● Work request
Pick out every line in the data below that holds "shown".

● Data listing
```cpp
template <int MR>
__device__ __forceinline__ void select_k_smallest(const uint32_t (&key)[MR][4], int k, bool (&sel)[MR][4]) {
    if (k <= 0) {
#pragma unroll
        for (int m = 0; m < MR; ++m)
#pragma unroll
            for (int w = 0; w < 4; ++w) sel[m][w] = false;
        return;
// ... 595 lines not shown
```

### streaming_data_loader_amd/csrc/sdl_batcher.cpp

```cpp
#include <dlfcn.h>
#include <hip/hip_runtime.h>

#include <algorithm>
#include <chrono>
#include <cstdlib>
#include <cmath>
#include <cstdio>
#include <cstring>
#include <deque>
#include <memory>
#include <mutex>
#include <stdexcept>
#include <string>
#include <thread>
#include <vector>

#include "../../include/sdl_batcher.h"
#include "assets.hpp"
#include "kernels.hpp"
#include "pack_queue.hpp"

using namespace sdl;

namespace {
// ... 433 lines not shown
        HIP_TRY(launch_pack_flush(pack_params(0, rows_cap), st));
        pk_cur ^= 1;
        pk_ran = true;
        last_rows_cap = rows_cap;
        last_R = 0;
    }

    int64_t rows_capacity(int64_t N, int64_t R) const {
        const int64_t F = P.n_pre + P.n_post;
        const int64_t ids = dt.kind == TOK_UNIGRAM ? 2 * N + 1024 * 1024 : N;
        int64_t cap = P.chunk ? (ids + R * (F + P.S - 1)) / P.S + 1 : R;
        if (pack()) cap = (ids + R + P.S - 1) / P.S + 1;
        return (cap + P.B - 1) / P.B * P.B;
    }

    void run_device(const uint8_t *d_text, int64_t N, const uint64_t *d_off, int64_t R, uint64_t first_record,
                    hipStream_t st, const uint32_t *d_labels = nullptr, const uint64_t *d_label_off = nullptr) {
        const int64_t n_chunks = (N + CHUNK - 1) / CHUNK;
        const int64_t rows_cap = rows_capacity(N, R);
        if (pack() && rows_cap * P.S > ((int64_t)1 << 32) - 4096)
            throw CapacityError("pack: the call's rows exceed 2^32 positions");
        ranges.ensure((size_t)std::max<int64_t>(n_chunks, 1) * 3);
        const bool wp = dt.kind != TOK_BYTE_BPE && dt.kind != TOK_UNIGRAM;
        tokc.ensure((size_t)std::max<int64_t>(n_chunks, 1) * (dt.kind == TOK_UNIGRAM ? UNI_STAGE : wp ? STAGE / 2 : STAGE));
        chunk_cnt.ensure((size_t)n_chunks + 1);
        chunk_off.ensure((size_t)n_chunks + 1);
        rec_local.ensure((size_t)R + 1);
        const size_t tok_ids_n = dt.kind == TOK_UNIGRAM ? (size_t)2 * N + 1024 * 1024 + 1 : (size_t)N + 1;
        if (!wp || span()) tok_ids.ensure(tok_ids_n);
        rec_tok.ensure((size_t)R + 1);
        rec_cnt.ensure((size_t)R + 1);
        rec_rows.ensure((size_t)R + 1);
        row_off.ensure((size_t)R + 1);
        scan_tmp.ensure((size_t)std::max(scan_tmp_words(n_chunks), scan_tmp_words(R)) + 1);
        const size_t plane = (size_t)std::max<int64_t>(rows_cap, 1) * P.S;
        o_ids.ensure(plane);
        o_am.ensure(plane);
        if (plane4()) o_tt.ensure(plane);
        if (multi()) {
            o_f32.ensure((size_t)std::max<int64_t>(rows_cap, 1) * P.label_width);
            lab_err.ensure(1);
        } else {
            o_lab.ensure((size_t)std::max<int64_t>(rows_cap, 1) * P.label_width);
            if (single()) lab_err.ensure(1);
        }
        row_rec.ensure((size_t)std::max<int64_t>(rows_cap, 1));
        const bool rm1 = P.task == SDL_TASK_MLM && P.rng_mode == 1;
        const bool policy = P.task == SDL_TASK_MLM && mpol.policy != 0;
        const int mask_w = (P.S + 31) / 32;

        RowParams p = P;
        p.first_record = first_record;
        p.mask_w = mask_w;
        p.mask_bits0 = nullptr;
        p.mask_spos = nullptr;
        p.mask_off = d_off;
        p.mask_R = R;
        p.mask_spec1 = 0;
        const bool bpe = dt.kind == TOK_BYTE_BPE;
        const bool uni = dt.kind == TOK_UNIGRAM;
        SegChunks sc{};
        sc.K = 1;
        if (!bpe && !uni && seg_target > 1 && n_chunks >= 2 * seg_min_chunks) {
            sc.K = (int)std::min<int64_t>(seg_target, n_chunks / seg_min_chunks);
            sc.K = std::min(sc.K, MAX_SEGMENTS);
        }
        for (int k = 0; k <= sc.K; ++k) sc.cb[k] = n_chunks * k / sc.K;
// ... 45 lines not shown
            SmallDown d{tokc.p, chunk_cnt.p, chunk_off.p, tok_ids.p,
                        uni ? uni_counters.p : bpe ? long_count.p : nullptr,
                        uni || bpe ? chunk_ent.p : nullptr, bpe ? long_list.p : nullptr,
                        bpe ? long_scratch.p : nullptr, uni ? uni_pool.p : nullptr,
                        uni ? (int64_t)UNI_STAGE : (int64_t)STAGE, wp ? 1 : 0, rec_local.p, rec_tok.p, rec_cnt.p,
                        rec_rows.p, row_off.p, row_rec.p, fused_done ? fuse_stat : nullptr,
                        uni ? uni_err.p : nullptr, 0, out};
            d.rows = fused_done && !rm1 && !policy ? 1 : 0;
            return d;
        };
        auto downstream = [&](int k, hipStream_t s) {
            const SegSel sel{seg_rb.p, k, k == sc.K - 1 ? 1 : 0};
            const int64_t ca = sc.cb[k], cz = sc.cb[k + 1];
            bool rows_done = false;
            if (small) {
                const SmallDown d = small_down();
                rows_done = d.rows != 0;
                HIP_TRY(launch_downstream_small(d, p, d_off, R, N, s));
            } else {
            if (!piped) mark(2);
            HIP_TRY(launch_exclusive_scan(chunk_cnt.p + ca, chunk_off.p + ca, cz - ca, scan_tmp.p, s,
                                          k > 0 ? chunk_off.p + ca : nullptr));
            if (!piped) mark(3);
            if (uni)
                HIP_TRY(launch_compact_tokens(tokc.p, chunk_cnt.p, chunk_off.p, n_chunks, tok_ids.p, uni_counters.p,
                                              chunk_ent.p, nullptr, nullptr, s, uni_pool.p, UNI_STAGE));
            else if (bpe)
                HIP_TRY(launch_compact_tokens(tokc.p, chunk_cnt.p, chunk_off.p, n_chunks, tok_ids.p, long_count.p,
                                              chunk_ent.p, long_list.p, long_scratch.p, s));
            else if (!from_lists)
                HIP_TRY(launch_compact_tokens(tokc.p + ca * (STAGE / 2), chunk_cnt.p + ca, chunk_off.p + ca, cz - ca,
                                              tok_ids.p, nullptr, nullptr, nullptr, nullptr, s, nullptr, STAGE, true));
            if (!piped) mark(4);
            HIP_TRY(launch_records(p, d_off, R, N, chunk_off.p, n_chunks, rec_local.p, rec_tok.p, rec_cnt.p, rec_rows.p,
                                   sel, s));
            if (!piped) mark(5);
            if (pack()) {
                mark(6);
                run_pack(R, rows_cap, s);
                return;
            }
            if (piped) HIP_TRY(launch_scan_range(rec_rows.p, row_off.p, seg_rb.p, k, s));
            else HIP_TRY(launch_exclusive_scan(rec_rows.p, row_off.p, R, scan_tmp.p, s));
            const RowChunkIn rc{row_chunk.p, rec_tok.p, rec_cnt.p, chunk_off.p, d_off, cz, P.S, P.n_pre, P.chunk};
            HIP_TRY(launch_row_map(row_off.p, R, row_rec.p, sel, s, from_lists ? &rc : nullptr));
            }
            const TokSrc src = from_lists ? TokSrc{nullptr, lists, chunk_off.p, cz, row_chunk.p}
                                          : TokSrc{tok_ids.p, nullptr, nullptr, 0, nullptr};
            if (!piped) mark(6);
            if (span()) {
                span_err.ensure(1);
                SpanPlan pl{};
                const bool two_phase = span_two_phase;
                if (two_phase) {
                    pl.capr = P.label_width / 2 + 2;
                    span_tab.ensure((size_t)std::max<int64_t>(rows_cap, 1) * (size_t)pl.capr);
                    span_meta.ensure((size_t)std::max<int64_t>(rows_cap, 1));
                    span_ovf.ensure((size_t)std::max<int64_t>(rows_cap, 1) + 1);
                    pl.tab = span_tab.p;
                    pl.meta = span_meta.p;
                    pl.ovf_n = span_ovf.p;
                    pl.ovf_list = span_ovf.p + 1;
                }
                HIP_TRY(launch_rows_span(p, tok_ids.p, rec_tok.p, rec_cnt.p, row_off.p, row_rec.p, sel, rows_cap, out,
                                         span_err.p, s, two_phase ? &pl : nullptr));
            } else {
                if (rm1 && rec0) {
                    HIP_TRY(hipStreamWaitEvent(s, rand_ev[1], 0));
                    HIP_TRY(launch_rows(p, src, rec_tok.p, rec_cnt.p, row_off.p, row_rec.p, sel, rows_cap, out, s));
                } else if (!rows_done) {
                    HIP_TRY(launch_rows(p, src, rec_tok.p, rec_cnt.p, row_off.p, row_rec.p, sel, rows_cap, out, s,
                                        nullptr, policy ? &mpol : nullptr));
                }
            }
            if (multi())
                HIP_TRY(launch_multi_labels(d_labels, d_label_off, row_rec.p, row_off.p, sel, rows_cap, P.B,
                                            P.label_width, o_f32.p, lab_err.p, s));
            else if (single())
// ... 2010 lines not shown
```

● Task output
// ... 595 lines not shown
// ... 433 lines not shown
// ... 45 lines not shown
// ... 2010 lines not shown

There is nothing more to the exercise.